YOUR OBJECTIVE:
Hunt through the lines below for the string "bool" and copy each one that has it.

[Stored data entries]
## Split empty-history blocks into a dedicated closed-form forward path

Blocks that handle sequences whose heads are skipped now run a separate device function. It builds the context fragments straight in registers from the value bias times the dropout scale, writes them to ctx16, and runs the additive pooling. Before, these blocks went through the general kernel path, reading the bias rows and writing then reloading ctx16 through global memory. The pooling loop is moved into a shared helper, and the skip_heads branches are removed from the main path, which cuts branching and register pressure for the normal blocks. The risk is that the closed-form fragments no longer match the earlier write and reload path exactly, and the extra kernel branch adds code size.

```diff
diff --git a/pytorch_news_recommender_amd/csrc/fused16.h b/pytorch_news_recommender_amd/csrc/fused16.h
--- a/pytorch_news_recommender_amd/csrc/fused16.h
+++ b/pytorch_news_recommender_amd/csrc/fused16.h
@@ -16,6 +16,12 @@
 #pragma unroll
     for (int j = 0; j < 8; ++j) r[j] = (_Float16)x[8 * s + j];
     return r;
+}
+
+__device__ __forceinline__ _Float16 closed_ctx16(float b_v, float scale) {
+    float p = b_v * scale;
+    __asm__ volatile("" : "+v"(p));
+    return (_Float16)p;
 }
 
 __device__ __forceinline__ int p16_pos(int fpad) {
diff --git a/pytorch_news_recommender_amd/csrc/fused16.hip b/pytorch_news_recommender_amd/csrc/fused16.hip
--- a/pytorch_news_recommender_amd/csrc/fused16.hip
+++ b/pytorch_news_recommender_amd/csrc/fused16.hip
@@ -291,6 +291,129 @@
     }
 }
 
+template <bool TRAIN, class Ring, class TileAt>
+__device__ __forceinline__ void fwd16p_additive_pool(const Fwd16Args& a, Ring& ring, int& n, int n_steps, TileAt tile_at, const float* addv,
+                                                     const h8 (&cf)[F16_CS], bool valid, bool tok, int sq, long t0, int l32, int hh) {
+    constexpr int AH = Ring::AHEAD;
+    constexpr float NEG = -3.0e38f;
+    const int S = a.S;
+    float score = 0.f;
+#pragma unroll 1
+    for (int t = 0; t < F16_QT; ++t) {
+        const f32x16 ba = rows_of(addv + 32 * t, hh), qq = rows_of(addv + F16_QP + 32 * t, hh);
+        __builtin_amdgcn_sched_barrier(0);
+        auto pre2 = [&](int g) { if (n + AH < n_steps) ring.load_piece_at(n + AH, tile_at(n + AH), g); };
+        if (!valid && n + AH < n_steps) ring.load_at(n + AH, tile_at(n + AH));
+        f32x16 tt = zero16();
+        if (valid) tile_mma<true>(tt, ring, n, cf, pre2);
+#pragma unroll
+        for (int g = 0; g < 4; ++g) {
+            h4 th;
+#pragma unroll
+            for (int e = 0; e < 4; ++e) {
+                const float ex = __builtin_amdgcn_exp2f(fmaf(tt[4 * g + e], 2.885390082f, ba[4 * g + e]));
+                const float v = fmaf(-2.0f, __builtin_amdgcn_rcpf(ex + 1.0f), 1.0f);
+                score += qq[4 * g + e] * v;
+                th[e] = (_Float16)v;
+            }
+            if (TRAIN && valid) {
+                if (!tok) th = h4{0, 0, 0, 0};
+                *reinterpret_cast<h4*>(a.t16 + (((long)sq * (F16_QP / 16) + 2 * t + (g >> 1)) * 32 + l32) * 16 + 8 * (g & 1) + 4 * hh) = th;
+            }
+        }
+        ring.step_barrier(n);
+        ++n;
+    }
+    score += __shfl_xor(score, 32, 64);
+    score = l32 < S ? score : NEG;
+    float mx = score;
+#pragma unroll
+    for (int o = 16; o > 0; o >>= 1) mx = fmaxf(mx, __shfl_xor(mx, o, 64));
+    float wgt = l32 < S ? __expf(score - mx) : 0.f;
+    float es = wgt;
+#pragma unroll
+    for (int o = 16; o > 0; o >>= 1) es += __shfl_xor(es, o, 64);
+    wgt /= es;
+    if (TRAIN && a.w != nullptr && tok && hh == 0) a.w[t0 + l32] = wgt;
+    if (valid) {
+        h8 sel[2];
+#pragma unroll
+        for (int s2 = 0; s2 < 2; ++s2)
+#pragma unroll
+            for (int j = 0; j < 8; ++j) sel[s2][j] = (_Float16)(l32 == 16 * s2 + 8 * hh + j ? 1.0f : 0.0f);
+        float wrow[16];
+#pragma unroll
+        for (int r = 0; r < 16; ++r) wrow[r] = __shfl(wgt, crow32(r, hh), 64);
+#pragma unroll
+        for (int p = 0; p < F16_CS / 2; ++p) {
+            f32x16 dd = mfma32h(cf[2 * p], sel[0], zero16());
+            dd = mfma32h(cf[2 * p + 1], sel[1], dd);
+            float acc = 0.f;
+#pragma unroll
+            for (int r = 0; r < 16; ++r) acc += wrow[r] * dd[r];
+            acc += __shfl_xor(acc, 32, 64);
+            const int nn = l32, f = 16 * (nn >> 4) + 8 * ((nn & 7) >> 2) + 4 * ((nn >> 3) & 1) + (nn & 3);
+            if (hh == 0 && f < a.dk && p < a.h) a.out[(long)sq * a.d + p * a.dk + f] = acc;
+        }
+    }
+}
+
+template <bool TRAIN>
+__device__ __forceinline__ void fwd16p_closed(const Fwd16Args& a, char* smem, int first_slot, int n_e) {
+    const int tid = threadIdx.x, lane = tid & 63;
+    const int wave = __builtin_amdgcn_readfirstlane(tid >> 6);
+    const int l32 = lane & 31, hh = lane >> 5;
+    constexpr int DP = F16_DP;
+    const int sl = first_slot + wave;
+    const bool valid = sl < n_e;
+    const int sq = valid ? a.order[(long)a.n_seq + sl] : 0;
+    const long t0 = (long)sq * a.S;
+    const bool tok = valid && l32 < a.S;
+
+    const int first_tile = 3 * a.h;
+    auto tile_at = [&](int step) { return first_tile + step; };
+    using Ring = TileRingDMA<F16_FWD_SLOTS>;
+    constexpr int AH = Ring::AHEAD;
+    Ring ring;
+    ring.smem = smem; ring.src = a.wtiles; ring.n_tiles = F16_QT; ring.wave = wave; ring.lane = lane; ring.l32 = l32; ring.hh = hh;
+#pragma unroll
+    for (int i = 0; i < AH; ++i) ring.load_at(i, tile_at(i));
+    float* addv = reinterpret_cast<float*>(smem + F16_FWD_SLOTS * F16_SLOT_DMA);
+    for (int i = tid; i < 2 * F16_QP; i += F16_THREADS) addv[i] = i < F16_QP ? a.badd32[i] : a.qv32[i - F16_QP];
+
+    h8 cf[F16_CS];
+#pragma unroll
+    for (int head = 0; head < F16_CS / 2; ++head) {
+#pragma unroll
+        for (int c = 0; c < 2; ++c) {
+            h8 fr = {0, 0, 0, 0, 0, 0, 0, 0};
+            if (head < a.h && tok) {
+                const float* bv = a.bqkv32 + (3 * head + 2) * 32 + 16 * c + 4 * hh;
+                const f32x4 b0 = *reinterpret_cast<const f32x4*>(bv), b1 = *reinterpret_cast<const f32x4*>(bv + 8);
+                float sc[8];
+#pragma unroll
+                for (int e = 0; e < 8; ++e) sc[e] = 1.0f;
+                if (a.drop.thresh != 0u) {
+                    const uint64_t e0 = (uint64_t)(t0 + l32) * (uint64_t)DP + (uint64_t)(head * 32 + 16 * c + 8 * hh);
+                    dropout_scale8(a.drop.seed, 1u, e0 >> 3, a.drop.thresh16, a.drop.inv_keep, sc);
+                }
+#pragma unroll
+                for (int e = 0; e < 8; ++e) fr[e] = closed_ctx16(e < 4 ? b0[e & 3] : b1[e & 3], sc[e]);
+            }
+            cf[2 * head + c] = fr;
+        }
+    }
+    __builtin_amdgcn_s_waitcnt(0x0F70);
+    __asm__ volatile("s_waitcnt lgkmcnt(0)\n\ts_barrier" ::: "memory");
+    int n = 0;
+    fwd16p_additive_pool<TRAIN>(a, ring, n, F16_QT, tile_at, addv, cf, valid, tok, sq, t0, l32, hh);
+    if (valid) {
+        _Float16* dst = a.ctx16 + frag_off((long)sq, F16_CS, 0, l32, hh);
+#pragma unroll
+        for (int s = 0; s < F16_CS; ++s) *reinterpret_cast<h8*>(dst + 512 * s) = cf[s];
+    }
+}
+
 template <bool TRAIN>
 __global__ __launch_bounds__(F16_THREADS, F16_FWD_WGS) void fused_fwd16p_kernel(Fwd16Args a) {
     extern __shared__ __attribute__((aligned(16))) char smem[];
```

SOLVED EXERCISE:
+template <bool TRAIN, class Ring, class TileAt>
+                                                     const h8 (&cf)[F16_CS], bool valid, bool tok, int sq, long t0, int l32, int hh) {
+template <bool TRAIN>
+    const bool valid = sl < n_e;
+    const bool tok = valid && l32 < a.S;
 template <bool TRAIN>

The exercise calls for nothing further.